# gnovack/distributed-training-and-deepspeed

Measured on AMD Instinct MI355X. Metric: tokens/sec (whole node) BERT-base DDP, higher is better.
Workload: dtype bf16; 1 GPU; model=bert-base-cased, params=108340804, global_batch=1024, per_gpu_batch=1024, seq_len=512, parallelism=dp1, grad_dtype=bfloat16, impl=fused, mlm_head=sparse (labelled rows only, static capacity 80896; identical loss/grads), optimizer=fused AdamW (transformers.AdamW hyper-params, lr 5e-5), tuned_gemms=True, hip_graph=False, force_collectives=False, prewarm=auto, async_wgrad=False, opt_overlap=True

## Files before the change

distributed_training_and_deepspeed_amd/ops/csrc/attention.hip:

```cpp
#include <stdio.h>
#include <type_traits>
#include <stdlib.h>
#include <string.h>

#include "common.h"

#ifndef DTD_ATTN_FUSED_BWD
#define DTD_ATTN_FUSED_BWD 0
#endif

using namespace dtd;

typedef float f32x16 __attribute__((ext_vector_type(16)));

namespace {

constexpr float kLog2e = 1.4426950408889634f;
constexpr float kLn2 = 0.6931471805599453f;

typedef short s16x4 __attribute__((ext_vector_type(4)));
typedef __attribute__((address_space(3))) s16x4 lds_s16x4;

__device__ __forceinline__ f32x16 mfma32(bf16x8 a, bf16x8 b, f32x16 c) {
  return __builtin_amdgcn_mfma_f32_32x32x16_bf16(a, b, c, 0, 0, 0);
// ... 396 lines not shown
    const bool slow = needmask || sl2 != 0.f;
    float tmax = -INFINITY;
    scores_kb(Knext, nxt, 0);
    if (slow) {
#pragma unroll
      for (int kb = 0; kb < NKB; ++kb)
#pragma unroll
        for (int i = 0; i < 16; ++i) {
          const int key = k0 + kb * 32 + crow(i, hh);
          float sv = fmaf(cur[kb][i], sc2, sl2 * (float)key);
          if (needmask && (key >= S || (a.causal && key > q))) sv = -INFINITY;
          cur[kb][i] = sv;
          tmax = fmaxf(tmax, sv);
        }
    } else {
#pragma unroll
      for (int kb = 0; kb < NKB; ++kb)
#pragma unroll
        for (int i = 0; i < 16; ++i) tmax = fmaxf(tmax, cur[kb][i]);
      tmax *= sc2;
    }
    tmax = xhalf_max(tmax);
    if (!__all(tmax - m <= a.thr)) {
      const float mnew = fmaxf(m, tmax);
      const float alpha = m == -INFINITY ? 0.f : fexp2(m - mnew);
      m = mnew;
      l *= alpha;
#pragma unroll
      for (int d = 0; d < NDB; ++d) oacc[d] *= alpha;
    }
    scores_kb(Knext, nxt, 1);
    const float mexp = m == -INFINITY ? 0.f : m;
    const float msc = slow ? 1.f : sc2;
    float ps[4];
#pragma unroll
    for (int kb = 0; kb < NKB; ++kb)
#pragma unroll
      for (int i = 0; i < 16; ++i) {
        const float pv = fexp2(fmaf(cur[kb][i], msc, -mexp));
        ps[i & 3] = (kb == 0 && i < 4) ? pv : ps[i & 3] + pv;
        cur[kb][i] = pv;
      }
    l += (ps[0] + ps[1]) + (ps[2] + ps[3]);
    if (drop) {
#pragma unroll
      for (int kb = 0; kb < NKB; ++kb) {
        const uint32_t mw = half_word(mwc[kb], hh);
#pragma unroll
        for (int i = 0; i < 16; ++i) cur[kb][i] = keep_bits(cur[kb][i], mw, crow(i, 0));
      }
    }
#pragma unroll
    for (int kb = 0; kb < NKB; ++kb)
#pragma unroll
      for (int s2 = 0; s2 < 2; ++s2) {
        bf16x8 pf;
#pragma unroll
        for (int j = 0; j < 8; ++j) pf[j] = (bf16)cur[kb][8 * s2 + j];
#pragma unroll
        for (int d = 0; d < NDB; ++d) oacc[d] = mfma32(tr_operand(V, VP, kb * 32 + 16 * s2, d * 32, lane), pf, oacc[d]);
      }
    if (t + 1 < nt) {
      if (t + 2 < nt) kl.store(Ks[t & 1], KP);
      vl.store(Vs[(t + 1) & 1], VP);
#pragma unroll
      for (int j = 0; j < NKB; ++j) mwc[j] = mwn[j];
      kl.load(ksrc, min(t + 3, last) * BN);
      vl.load(vsrc, min(t + 2, last) * BN);
      load_words(min(t + 2, last) * BN, mwn);
    }
    __syncthreads();
  };
  f32x16 sA[NKB], sB[NKB];
#pragma unroll
  for (int kb = 0; kb < NKB; ++kb) scores_kb(Ks[0], sA, kb);
  for (int t = 0; t < nt; t += 2) {
    tile_step(sA, sB, Ks[1], t);
    if (t + 1 < nt) tile_step(sB, sA, Ks[0], t + 1);
  }
  l = xhalf_sum(l);
  if (!qvalid) return;
  const float inv_l = l > 0.f ? inv_keep / l : 0.f;
  bf16* op = a.o + (size_t)(b * S + q) * a.ldo + h * D;
#pragma unroll
  for (int d = 0; d < NDB; ++d)
#pragma unroll
    for (int gq = 0; gq < 4; ++gq) {
      bf16x4 v4;
#pragma unroll
      for (int t = 0; t < 4; ++t) v4[t] = (bf16)(oacc[d][4 * gq + t] * inv_l);
      *reinterpret_cast<bf16x4*>(op + d * 32 + 8 * gq + 4 * hh) = v4;
    }
  if (hh == 0) a.lse[(size_t)bh * S + q] = (m + log2f(l)) * kLn2;
}

struct BwdArgs {
  const bf16* q; const bf16* k; const bf16* v; const bf16* dout; const float* lse; float* delta;
  const bf16* o;
  bf16* dq; bf16* dk; bf16* dv; const float* slopes;
  const uint32_t* maskA; const uint32_t* maskB;
  int B, S, H, ld, ldo, causal, W;
  float scale, p;
  float* bias_part;
  const int* kv_range;
  __device__ __forceinline__ int hkv() const { return W; }
  __device__ __forceinline__ int window() const { return __float_as_int(p); }
  __device__ __forceinline__ const int* doc() const { return kv_range; }
};

template <int S_>
__device__ __forceinline__ float xswz(float x) {
  return __int_as_float(__builtin_amdgcn_ds_swizzle(__float_as_int(x), (S_ << 10) | 0x1f));
}
template <int S_, int N>
__device__ __forceinline__ void rs_step(const float (&in)[2 * N], float (&out)[N], int r) {
  const bool hi = (r & S_) != 0;
#pragma unroll
  for (int j = 0; j < N; ++j) {
    const float mine = hi ? in[j + N] : in[j];
    const float other = hi ? in[j] : in[j + N];
    out[j] = mine + xswz<S_>(other);
  }
}
__device__ __forceinline__ float colsum32(const float (&v)[32], int r) {
  float a16[16], a8[8], a4[4], a2[2], a1[1];
  rs_step<16, 16>(v, a16, r);
  rs_step<8, 8>(a16, a8, r);
  rs_step<4, 4>(a8, a4, r);
  rs_step<2, 2>(a4, a2, r);
  rs_step<1, 1>(a2, a1, r);
  return a1[0];
}
__device__ __forceinline__ int colsum_col(int k, int hh) { return (k >> 4) * 32 + crow(k & 15, hh); }

template <int D, int OCC, int BM, bool DROP, bool ALIBI, bool MASK = true, bool RANGE = false>
__global__ void __launch_bounds__(256, OCC) attn_bwd_dkdv_kernel(BwdArgs a) {
  constexpr bool DOC = false, GQA = false, WIN = false;
#include "attention_bwd_dkdv_body.h"
}
template <int D, int OCC, int BM, bool DROP, bool ALIBI>
__global__ void __launch_bounds__(256, OCC) attn_bwd_dkdv_doc_kernel(BwdArgs a) {
  constexpr bool MASK = true, RANGE = false, DOC = true, GQA = false, WIN = false;
#include "attention_bwd_dkdv_body.h"
}
template <int D, int OCC, int BM, int MODE>
__global__ void __launch_bounds__(256, OCC) attn_bwd_dkdv_gqa_kernel(BwdArgs a) {
  constexpr bool DROP = false, ALIBI = false, MASK = true, RANGE = MODE == 1, DOC = MODE == 2, GQA = true, WIN = false;
#include "attention_bwd_dkdv_body.h"
}
template <int D, int OCC, int BM, int MODE>
__global__ void __launch_bounds__(256, OCC) attn_bwd_dkdv_win_kernel(BwdArgs a) {
  constexpr bool DROP = false, ALIBI = false, MASK = true, RANGE = MODE == 1, DOC = MODE == 2, GQA = true, WIN = true;
#include "attention_bwd_dkdv_body.h"
}

template <int D, int OCC, int BN, int RING, bool PK = false, bool RANGE = false>
__global__ void __launch_bounds__(256, OCC) attn_bwd_dq_kernel(BwdArgs a) {
  constexpr bool DOC = false, GQA = false, WIN = false;
#include "attention_bwd_dq_body.h"
}
template <int D, int OCC, int BN, int RING>
__global__ void __launch_bounds__(256, OCC) attn_bwd_dq_doc_kernel(BwdArgs a) {
  constexpr bool PK = false, RANGE = false, DOC = true, GQA = false, WIN = false;
#include "attention_bwd_dq_body.h"
}
template <int D, int OCC, int BN, int RING, int MODE>
__global__ void __launch_bounds__(256, OCC) attn_bwd_dq_gqa_kernel(BwdArgs a) {
  constexpr bool PK = false, RANGE = MODE == 1, DOC = MODE == 2, GQA = true, WIN = false;
#include "attention_bwd_dq_body.h"
}
template <int D, int OCC, int BN, int RING, int MODE>
__global__ void __launch_bounds__(256, OCC) attn_bwd_dq_win_kernel(BwdArgs a) {
  constexpr bool PK = false, RANGE = MODE == 1, DOC = MODE == 2, GQA = true, WIN = true;
#include "attention_bwd_dq_body.h"
}

#if DTD_ATTN_FUSED_BWD
__device__ __forceinline__ f32x4 mfma16(bf16x8 a, bf16x8 b, f32x4 c) {
  return __builtin_amdgcn_mfma_f32_16x16x32_bf16(a, b, c, 0, 0, 0);
}

__device__ __forceinline__ void mfma32_a(f32x16& acc, bf16x8 a, bf16x8 b) {
  asm volatile("s_nop 1\n\tv_mfma_f32_32x32x16_bf16 %0, %1, %2, %0" : "+a"(acc) : "v"(a), "v"(b));
}

__device__ __forceinline__ void mfma32_v0(f32x16& acc, bf16x8 a, bf16x8 b) {
  asm volatile("s_nop 1\n\tv_mfma_f32_32x32x16_bf16 %0, %1, %2, 0" : "=&v"(acc) : "v"(a), "v"(b));
}
__device__ __forceinline__ void mfma32_v(f32x16& acc, bf16x8 a, bf16x8 b) {
  asm volatile("s_nop 1\n\tv_mfma_f32_32x32x16_bf16 %0, %1, %2, %0" : "+v"(acc) : "v"(a), "v"(b));
}
__device__ __forceinline__ void mfma_vgpr_wait(f32x16& x, f32x16& y) {
  asm volatile("s_nop 11" : "+v"(x), "+v"(y));
}
__device__ __forceinline__ void mfma16_v(f32x4& acc, bf16x8 a, bf16x8 b) {
  asm volatile("s_nop 1\n\tv_mfma_f32_16x16x32_bf16 %0, %1, %2, %0" : "+v"(acc) : "v"(a), "v"(b));
}

template <int NKB, bool DROP>
__global__ void __launch_bounds__(256, 1) attn_bwd_fused_kernel(BwdArgs a) {
  constexpr int D = 64, NC = 4, NDB = 2, SK = 128 * NKB, KPW = 32 * NKB, NT = SK / 32;
  constexpr int KH = NKB % 2 == 0 ? 2 : 1, NH = NKB / KH;
  constexpr int DSP = 36;
  constexpr int DSR = 4 * KH * 32;
  struct Smem {
    float lse_s[32], del_s[32];
    bf16 Qs[32 * 64];
    bf16 Os[32 * 64];
    bf16 DS[DSR * DSP];
    bf16 Ks[SK * 64];
    bf16 Vs[SK * 64];
  };
  __shared__ __attribute__((aligned(16))) Smem sm;

  const int tid = threadIdx.x, lane = tid & 63, w = __builtin_amdgcn_readfirstlane(tid >> 6), hh = lane >> 5,
            r = lane & 31;
  const int bh = blockIdx.x, b = bh / a.H, h = bh % a.H;
  const int S = a.S;
  const float sc2 = a.scale * kLog2e;
  const float inv_keep = DROP ? 1.f / (1.f - a.p) : 1.f;
  const int kw0 = w * KPW;
  const int Sp = 32 * a.W;
  const float* lseb = a.lse + (size_t)bh * S;
  const RowSrc qsrc = row_src<D>(a.q + (size_t)b * S * a.ld + h * D, a.ld, S);
  const RowSrc dsrc = row_src<D>(a.dout + (size_t)b * S * a.ldo + h * D, a.ldo, S);
  const RowSrc osrc = row_src<D>(a.o + (size_t)b * S * a.ldo + h * D, a.ldo, S);
  {
    const RowSrc ksrc = row_src<D>(a.k + (size_t)b * S * a.ld + h * D, a.ld, S);
    const RowSrc vsrc = row_src<D>(a.v + (size_t)b * S * a.ld + h * D, a.ld, S);
#pragma unroll
    for (int half = 0; half < 2; ++half) {
      TileLoader<D, SK / 2> kl, vl;
      kl.load(ksrc, half * (SK / 2));
      vl.load(vsrc, half * (SK / 2));
      kl.store_swz(sm.Ks + half * (SK / 2) * 64);
      vl.store_swz(sm.Vs + half * (SK / 2) * 64);
    }
  }
  TileLoader<D, 32> ql, dl, ol;
  float lse_n = 0.f;
  auto fetch = [&](int q0) {
    ql.load(qsrc, q0);
    dl.load(dsrc, q0);
    ol.load(osrc, q0);
    if (tid < 32) lse_n = lseb[q0 + tid];
  };
  auto stage = [&]() {
    float part = 0.f;
#pragma unroll
    for (int j = 0; j < 8; ++j) part = fmaf((float)dl.reg[0][j], (float)ol.reg[0][j], part);
    part += __shfl_xor(part, 1, 64);
    part += __shfl_xor(part, 2, 64);
    part += __shfl_xor(part, 4, 64);
    ql.store_swz(sm.Qs);
    dl.store_swz(sm.Os);
    if ((tid & 7) == 0) sm.del_s[tid >> 3] = -part;
    if (tid < 32) sm.lse_s[tid] = -lse_n * kLog2e;
  };
  fetch(0);
  stage();

  f32x16 dk[NKB][NDB], dv[NKB][NDB];
#pragma unroll
  for (int kb = 0; kb < NKB; ++kb)
#pragma unroll
    for (int d = 0; d < NDB; ++d) { dk[kb][d] = f32x16{}; dv[kb][d] = f32x16{}; }
  const int g16 = lane >> 4, l16 = lane & 15, qq = l16 >> 2, pp = l16 & 3;
  const int kcol = 16 * w + 4 * pp;
  __syncthreads();

  for (int t = 0; t < NT; ++t) {
    const int q0 = t * 32;
    if (t + 1 < NT) fetch(q0 + 32);
    f32x4 dq2[2] = {f32x4{}, f32x4{}};
#pragma unroll
    for (int hf = 0; hf < NH; ++hf) {
#pragma unroll
      for (int kk = 0; kk < KH; ++kk) {
        const int kb = hf * KH + kk;
        const int key0 = kw0 + 32 * kb;
        f32x16 sacc, pacc;
#pragma unroll
        for (int c = 0; c < NC; ++c) {
          const bf16x8 qa = swz_row_read(sm.Qs, 0, r, 2 * c + hh), kr = swz_row_read(sm.Ks, key0, r, 2 * c + hh);
          const bf16x8 oa = swz_row_read(sm.Os, 0, r, 2 * c + hh), vr = swz_row_read(sm.Vs, key0, r, 2 * c + hh);
          if (c == 0) { mfma32_v0(sacc, qa, kr); mfma32_v0(pacc, oa, vr); }
          else { mfma32_v(sacc, qa, kr); mfma32_v(pacc, oa, vr); }
        }
        mfma_vgpr_wait(sacc, pacc);
        uint64_t mk[16];
        if constexpr (DROP) {
          const cu64* mp = (const cu64*)(uintptr_t)(a.maskA + ((size_t)bh * a.W + min(w * NKB + kb, a.W - 1)) * Sp +
                                                    keep_off(q0, Sp));
#pragma unroll
          for (int i = 0; i < 16; ++i) mk[i] = mp[i];
        }
        f32x4 L4[4];
#pragma unroll
        for (int g = 0; g < 4; ++g) L4[g] = *reinterpret_cast<const f32x4*>(&sm.lse_s[8 * g + 4 * hh]);
        const f32x2 sc2v = pk2(sc2, sc2);
#pragma unroll
        for (int i = 0; i < 16; i += 2) {
          const f32x2 x = pk_fma(pk2(sacc[i], sacc[i + 1]), sc2v, pk2(L4[i >> 2][i & 3], L4[i >> 2][(i & 3) + 1]));
          sacc[i] = fexp2(x.x);
          sacc[i + 1] = fexp2(x.y);
        }
// ... 229 lines not shown
      for (int g = 0; g < 4; ++g) L4[g] = *reinterpret_cast<const f32x4*>(&sm.lse_s[8 * g + 4 * hh]);
      const f32x2 sc2v = pk2(sc2, sc2);
#pragma unroll
      for (int i = 0; i < 16; i += 2) {
        const f32x2 x = pk_fma(pk2(sacc[i], sacc[i + 1]), sc2v, pk2(L4[i >> 2][i & 3], L4[i >> 2][(i & 3) + 1]));
        sacc[i] = fexp2(x.x);
        sacc[i + 1] = fexp2(x.y);
      }
      f32x4 D4[4];
#pragma unroll
      for (int g = 0; g < 4; ++g) D4[g] = *reinterpret_cast<const f32x4*>(&sm.del_s[8 * g + 4 * hh]);
#pragma unroll
      for (int i = 0; i < 16; i += 2) {
        const f32x2 nd = pk2(D4[i >> 2][i & 3], D4[i >> 2][(i & 3) + 1]);
        if constexpr (DROP) {
          const f32x2 tt = pk_fma(pk2(sel_keep(pacc[i], mk[i]), sel_keep(pacc[i + 1], mk[i + 1])),
                                  pk2(inv_keep, inv_keep), nd);
          const f32x2 ds = pk2(sacc[i], sacc[i + 1]) * tt;
          pacc[i] = ds.x;
          pacc[i + 1] = ds.y;
          sacc[i] = sel_keep(sacc[i], mk[i]);
          sacc[i + 1] = sel_keep(sacc[i + 1], mk[i + 1]);
        } else {
          const f32x2 ds = pk2(sacc[i], sacc[i + 1]) * (pk2(pacc[i], pacc[i + 1]) + nd);
          pacc[i] = ds.x;
          pacc[i + 1] = ds.y;
        }
      }
      bf16* dsrow = sm.DS + (w * 32 + r) * DSP + 4 * hh;
#pragma unroll
      for (int s2 = 0; s2 < 2; ++s2) {
        bf16x8 pb, sb;
#pragma unroll
        for (int j = 0; j < 8; ++j) { pb[j] = (bf16)sacc[8 * s2 + j]; sb[j] = (bf16)pacc[8 * s2 + j]; }
#pragma unroll
        for (int d = 0; d < NDB; ++d) {
          dv[kb][d] = mfma32(tr_operand_swz(sm.Os, 16 * s2, d * 32, lane), pb, dv[kb][d]);
          dk[kb][d] = mfma32(tr_operand_swz(sm.Qs, 16 * s2, d * 32, lane), sb, dk[kb][d]);
        }
        *reinterpret_cast<bf16x4*>(dsrow + 16 * s2) = __builtin_shufflevector(sb, sb, 0, 1, 2, 3);
        *reinterpret_cast<bf16x4*>(dsrow + 16 * s2 + 8) = __builtin_shufflevector(sb, sb, 4, 5, 6, 7);
      }
      __syncthreads();
#pragma unroll 1
      for (int k0 = 0; k0 < DSR; k0 += 32) {
        const int key = (k0 / 32) * KPW + kb * 32 + 8 * g16 + qq;
        const bf16* ka = sm.Ks + key * 64 + 8 * ((kcol >> 3) ^ swz64(key)) + (kcol & 7);
        const bf16* kb4 = sm.Ks + (key + 4) * 64 + 8 * ((kcol >> 3) ^ swz64(key + 4)) + (kcol & 7);
        const int lr = k0 + 8 * g16 + qq;
        const bf16* dp = sm.DS + lr * DSP + 16 * qh + 4 * pp;
        dq1 = mfma16(cat(tr_read(ka), tr_read(kb4)), cat(tr_read(dp), tr_read(dp + 4 * DSP)), dq1);
      }
      float cs[4] = {0.f, 0.f, 0.f, 0.f};
      if (kb == NH - 1) {
        bf16x4 v4;
#pragma unroll
        for (int j = 0; j < 4; ++j) {
          v4[j] = (bf16)(dq1[j] * a.scale);
          cs[j] = (float)v4[j];
        }
        *reinterpret_cast<bf16x4*>(a.dq + (size_t)(b * S + q0 + 16 * qh + l16) * a.ld + h * D + 16 * dd + 4 * g16) = v4;
        if (a.bias_part) {
#pragma unroll
          for (int j = 0; j < 4; ++j) {
            cs[j] += __shfl_xor(cs[j], 1, 64);
            cs[j] += __shfl_xor(cs[j], 2, 64);
            cs[j] += __shfl_xor(cs[j], 4, 64);
            cs[j] += __shfl_xor(cs[j], 8, 64);
          }
          if (qh == 1 && l16 == 0)
            *reinterpret_cast<f32x4*>(&sm.csq[16 * dd + 4 * g16]) = f32x4{cs[0], cs[1], cs[2], cs[3]};
        }
        if (t + 1 < NT) stage();
      }
      __syncthreads();
      if (kb == NH - 1 && a.bias_part && qh == 0 && l16 == 0) {
        const f32x4 o4 = *reinterpret_cast<const f32x4*>(&sm.csq[16 * dd + 4 * g16]);
        *reinterpret_cast<f32x4*>(a.bias_part + ((size_t)b * (S / 32) + t) * (3 * a.H * D) + h * D + 16 * dd + 4 * g16) =
            f32x4{cs[0] + o4[0], cs[1] + o4[1], cs[2] + o4[2], cs[3] + o4[3]};
      }
    }
  }
  const float dv_scale = inv_keep;
  auto put = [&](const f32x16 (&acc)[NDB], float sc, bf16* dst, int colbase, int kb) {
    if (a.bias_part) {
      float vk[32];
#pragma unroll
      for (int d = 0; d < NDB; ++d)
#pragma unroll
        for (int i = 0; i < 16; ++i) vk[16 * d + i] = (float)(bf16)(acc[d][i] * sc);
      const float sk = colsum32(vk, r);
      a.bias_part[((size_t)b * (S / 32) + w * NKBW + kb) * (3 * a.H * D) + colbase + h * D + colsum_col(r, hh)] = sk;
    }
    bf16* p = dst + (size_t)(b * S + kw0 + 32 * kb + r) * a.ld + h * D;
#pragma unroll
    for (int d = 0; d < NDB; ++d)
#pragma unroll
      for (int gq = 0; gq < 4; ++gq) {
        bf16x4 k4;
#pragma unroll
        for (int j = 0; j < 4; ++j) k4[j] = (bf16)(acc[d][4 * gq + j] * sc);
        *reinterpret_cast<bf16x4*>(p + d * 32 + 8 * gq + 4 * hh) = k4;
      }
  };
#pragma unroll
  for (int kb = 0; kb < NKBW; ++kb) {
    put(dk[kb], a.scale, a.dk, a.H * D, kb);
    __builtin_amdgcn_sched_barrier(0);
    put(dv[kb], dv_scale, a.dv, 2 * a.H * D, kb);
    __builtin_amdgcn_sched_barrier(0);
  }
}
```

____

Task requirements: If a line in the records above contains "volatile", copy that line.

Output of the exercise:
  asm volatile("s_nop 1\n\tv_mfma_f32_32x32x16_bf16 %0, %1, %2, %0" : "+a"(acc) : "v"(a), "v"(b));
  asm volatile("s_nop 1\n\tv_mfma_f32_32x32x16_bf16 %0, %1, %2, 0" : "=&v"(acc) : "v"(a), "v"(b));
  asm volatile("s_nop 1\n\tv_mfma_f32_32x32x16_bf16 %0, %1, %2, %0" : "+v"(acc) : "v"(a), "v"(b));
  asm volatile("s_nop 11" : "+v"(x), "+v"(y));
  asm volatile("s_nop 1\n\tv_mfma_f32_16x16x32_bf16 %0, %1, %2, %0" : "+v"(acc) : "v"(a), "v"(b));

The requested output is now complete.